Data preprocessing is a crucial step in implementing Retrieval Augmented Generation (RAG) functionality, as it enables the transformation of raw data into a structured and contextualized format that can be effectively processed by Large Language Models (LLMs). This process involves a series of steps, including data merging, contextualizing, and preparation, to ensure that the input data is accurate, consistent, and suitable for RAG analysis. By preprocessing the data, we can unlock the full potential of LLMs and Watson Discovery, enabling more accurate and reliable results in RAG-related applications.

2. Input Data

  • Trial Balance spreadsheet that contains different accounts and the respective numbers.
  • Columns: Accounts - Description, 2020, Q1-2020, Q2-2020, etc.

3. Contextualizing Data for LLM and RAG

  • When a CSV file is uploaded to Watson Discovery, each row is transformed into a JSON object, allowing for efficient processing and analysis. However, for RAG use cases, the data can be scattered and fragmented, making it challenging for Large Language Models (LLMs) to process effectively.
  • To address this limitation, we developed a custom data pipeline that transforms all columns of data into a single paragraph of information. This pipeline enables the creation of a cohesive and structured input for LLMs, facilitating more accurate and reliable processing of RAG-related data.
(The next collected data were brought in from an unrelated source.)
class GraphClipSGD:

    CHUNK = 65536
    CHUNK_BYTES = 40

    def __init__(self, params, bufs, R, device, shadows=None):
        require_native()
        self.params = list(params)
        self.bufs = list(bufs)
        self.shadows = [s if s is not None else torch.Tensor()
                        for s in (shadows or [])]
        self.R = R
        clients = []
        for p in self.params:
            per = p.numel() // R
            nch = (per + self.CHUNK - 1) // self.CHUNK
            for r in range(R):
                clients.extend([r] * nch)
        self.n_chunks = len(clients)
        self.table = torch.zeros(self.n_chunks * self.CHUNK_BYTES,
                                 dtype=torch.uint8, device=device)
        self.chunk_client = torch.tensor(clients, dtype=torch.int32).to(device)
        self.partials = torch.zeros(self.n_chunks, dtype=torch.float32,
                                    device=device)
        self.normsq = torch.zeros(R, dtype=torch.float32, device=device)

    def bind(self, grads):
        ext = require_native()
        ext.fill_chunk_table(self.table, list(grads), self.params, self.bufs,
                             self.R, self.CHUNK, self.shadows)

    def launch(self, max_norm, lr, momentum, weight_decay):
        ext = require_native()
        ext.clip_sgd_step(self.table, self.n_chunks, self.chunk_client,
                          self.partials, self.normsq, max_norm, lr, momentum,
                          weight_decay)


class _FusedAttention(torch.autograd.Function):

    @staticmethod
    def forward(ctx, q, k, v, temperature):
        ext = require_native()
        q, k, v = q.contiguous(), k.contiguous(), v.contiguous()
        if q.size(1) <= 64:
            out, p = ext.attn_fwd(q, k, v, temperature)
            ctx.save_for_backward(q, k, v, p)
            ctx.blockwise = False
        else:
            out, lse = ext.attn_fwd_block(q, k, v, temperature)
            ctx.save_for_backward(q, k, v, out, lse)
            ctx.blockwise = True
        ctx.temperature = temperature
        return out

    @staticmethod
    def backward(ctx, dout):
        ext = require_native()
        if ctx.blockwise:
            q, k, v, out, lse = ctx.saved_tensors
            dq, dk, dv = ext.attn_bwd_block(dout, q, k, v, out, lse,
                                            ctx.temperature)
        else:
            q, k, v, p = ctx.saved_tensors
            dq, dk, dv = ext.attn_bwd(dout, q, k, v, p, ctx.temperature)
        return dq, dk, dv, None


def fused_attention(q, k, v, temperature):
    return _FusedAttention.apply(q, k, v, temperature)


class _FusedLayerNorm(torch.autograd.Function):

    @staticmethod
    def forward(ctx, x, weight, bias, R, eps):
        ext = require_native()
        x = x.contiguous()
        y, mean, invstd = ext.ln_fwd(x, weight, bias, R, eps)
        ctx.save_for_backward(x, weight, mean, invstd)
        ctx.R = R
        return y

    @staticmethod
    def backward(ctx, dy):
        ext = require_native()
        x, weight, mean, invstd = ctx.saved_tensors
        dx, dgamma, dbeta = ext.ln_bwd(dy, x, weight, mean, invstd, ctx.R)
        return dx, dgamma, dbeta, None, None


def fused_layernorm(x, weight, bias, R, eps=1e-5):
    return _FusedLayerNorm.apply(x, weight, bias, R, eps)


class _FusedLMCE(torch.autograd.Function):

    @staticmethod
    def forward(ctx, logits, tokens, mask, R):
        ext = require_native()
        logits = logits.contiguous()
        labels = tokens.reshape(-1)
        losses, _, row_max, row_logsum = ext.lm_ce_fwd(
            logits, labels, mask if mask is not None else torch.Tensor(), R)
        ctx.save_for_backward(logits, labels, row_max, row_logsum,
                              mask if mask is not None else torch.Tensor())
        ctx.R = R
        ctx.has_mask = mask is not None
        return losses

    @staticmethod
    def backward(ctx, up):
        ext = require_native()
        logits, labels, row_max, row_logsum, mask = ctx.saved_tensors
        d = ext.lm_ce_bwd(logits, labels,
                          mask if ctx.has_mask else torch.Tensor(), row_max,
                          row_logsum, up, ctx.R)
        return d, None, None, None


def fused_lm_ce(logits, tokens, mask, R):
    return _FusedLMCE.apply(logits, tokens, mask, R)


_rng_cells = {}
_rng_salt = [0]


def _next_salt():
    _rng_salt[0] = (_rng_salt[0] + 1) & 0x7FFFFFFF
    return _rng_salt[0]


def bump_rng(device):
    ext = require_native()
    ext.rng_bump(_rng_cell(device))


def _rng_cell(device):
    key = str(device)
    if key not in _rng_cells:
        _rng_cells[key] = torch.tensor(
            [torch.initial_seed() & 0x7FFFFFFFFFFFFFFF],
            dtype=torch.int64, device=device)
    return _rng_cells[key]


class _FusedGeluDropout(torch.autograd.Function):

    @staticmethod
    def forward(ctx, x, rate, p):
        ext = require_native()
        x = x.contiguous()
        y, mask = ext.gelu_drop_fwd(x, _rng_cell(x.device), _next_salt(),
                                    rate, p)
        ctx.save_for_backward(x, mask)
        ctx.meta = (rate, p)
        return y

    @staticmethod
    def backward(ctx, dy):
        ext = require_native()
        x, mask = ctx.saved_tensors
        rate, p = ctx.meta
        return ext.gelu_drop_bwd(dy, x, mask, rate, p), None, None


def fused_gelu_dropout(x, rate, p):
    return _FusedGeluDropout.apply(x, rate, p)


class _FusedResDropout(torch.autograd.Function):

    @staticmethod
    def forward(ctx, src, h, rate, p):
        ext = require_native()
        t, mask = ext.res_drop_fwd(src.contiguous(), h.contiguous(),
                                   _rng_cell(src.device), _next_salt(),
                                   rate, p)
        ctx.save_for_backward(mask)
        ctx.meta = (rate, p)
        return t

    @staticmethod
    def backward(ctx, dt):
        ext = require_native()
        (mask,) = ctx.saved_tensors
        rate, p = ctx.meta
        dh = ext.drop_scale_bwd(dt, mask, rate, p)
        return dt, dh, None, None


def fused_res_dropout(src, h, rate, p):
    return _FusedResDropout.apply(src, h, rate, p)


class _FusedScaler(torch.autograd.Function):

    @staticmethod
    def forward(ctx, x, rate):
        ext = require_native()
        ctx.rate = rate
        return ext.drop_scale_bwd(x.contiguous(), torch.Tensor(), rate, 0.0)

    @staticmethod
    def backward(ctx, dy):
        ext = require_native()
        return ext.drop_scale_bwd(dy.contiguous(), torch.Tensor(),
                                  ctx.rate, 0.0), None


def fused_scaler(x, rate):
    return _FusedScaler.apply(x, rate)


def fused_token_mask(tokens, rate, mask_id):
    ext = require_native()
    return ext.token_mask(tokens.contiguous(), _rng_cell(tokens.device),
                          _next_salt(), rate, mask_id)


class _FusedMaxPool2(torch.autograd.Function):

    @staticmethod
    def forward(ctx, x):
        ext = require_native()
        y, arg = ext.maxpool2_fwd(x.contiguous())
        ctx.save_for_backward(arg)
        ctx.hw = (x.size(2), x.size(3))
        return y

    @staticmethod
    def backward(ctx, dy):
        ext = require_native()
        (arg,) = ctx.saved_tensors
        return ext.maxpool2_bwd(dy, arg, *ctx.hw)


def fused_maxpool2(x):
    return _FusedMaxPool2.apply(x)


class _FusedEmbedPos(torch.autograd.Function):

    @staticmethod
    def forward(ctx, ids, table, pos, t16, p16, rate):
        ext = require_native()
        use16 = t16 is not None and p16 is not None
        t = t16 if use16 else table
        p = p16 if use16 else pos
        out = ext.embed_pos_fwd(ids.contiguous(), t.contiguous(),
                                p.contiguous(), rate)
        ctx.save_for_backward(ids)
        ctx.meta = (table.size(1), pos.size(1), rate)
        return out

    @staticmethod
    def backward(ctx, dy):
        ext = require_native()
        (ids,) = ctx.saved_tensors
        V, P, rate = ctx.meta
        dtable, dpos = ext.embed_pos_bwd(dy, ids, V, P, rate)
        return None, dtable, dpos, None, None, None


def fused_embed_pos(ids, table, pos, t16, p16, rate):
    return _FusedEmbedPos.apply(ids, table, pos, t16, p16, rate)


COMBINE_PER_BLOCK = 1024
_COMBINE_BLOCKS = {}


def _check_window(win, size, what):
    period, shift, take = win
    if not (period >= 1 and size % period == 0 and 0 <= shift < period
            and 1 <= take <= period):
        raise ValueError('combine_accumulate: bad {} window {} over an axis '
                         'of {}'.format(what, win, size))
    return (size // period) * take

4. Preparing Data for Watson Discovery

  • Saving data as CSV files as Watson Discovery separates each CSV row into independent documents that could then be used for RAG and LLM Search.

5. Conclusion

  • With spreadsheets as input data, it is important to clean and contextualize the data using a custom data pipeline. This will ensure the RAG technique to work properly and allow LLM to understand the input data better. Then, store data in Watson Discovery before proceeding with integrating with watsonx assistant and watsonx.ai.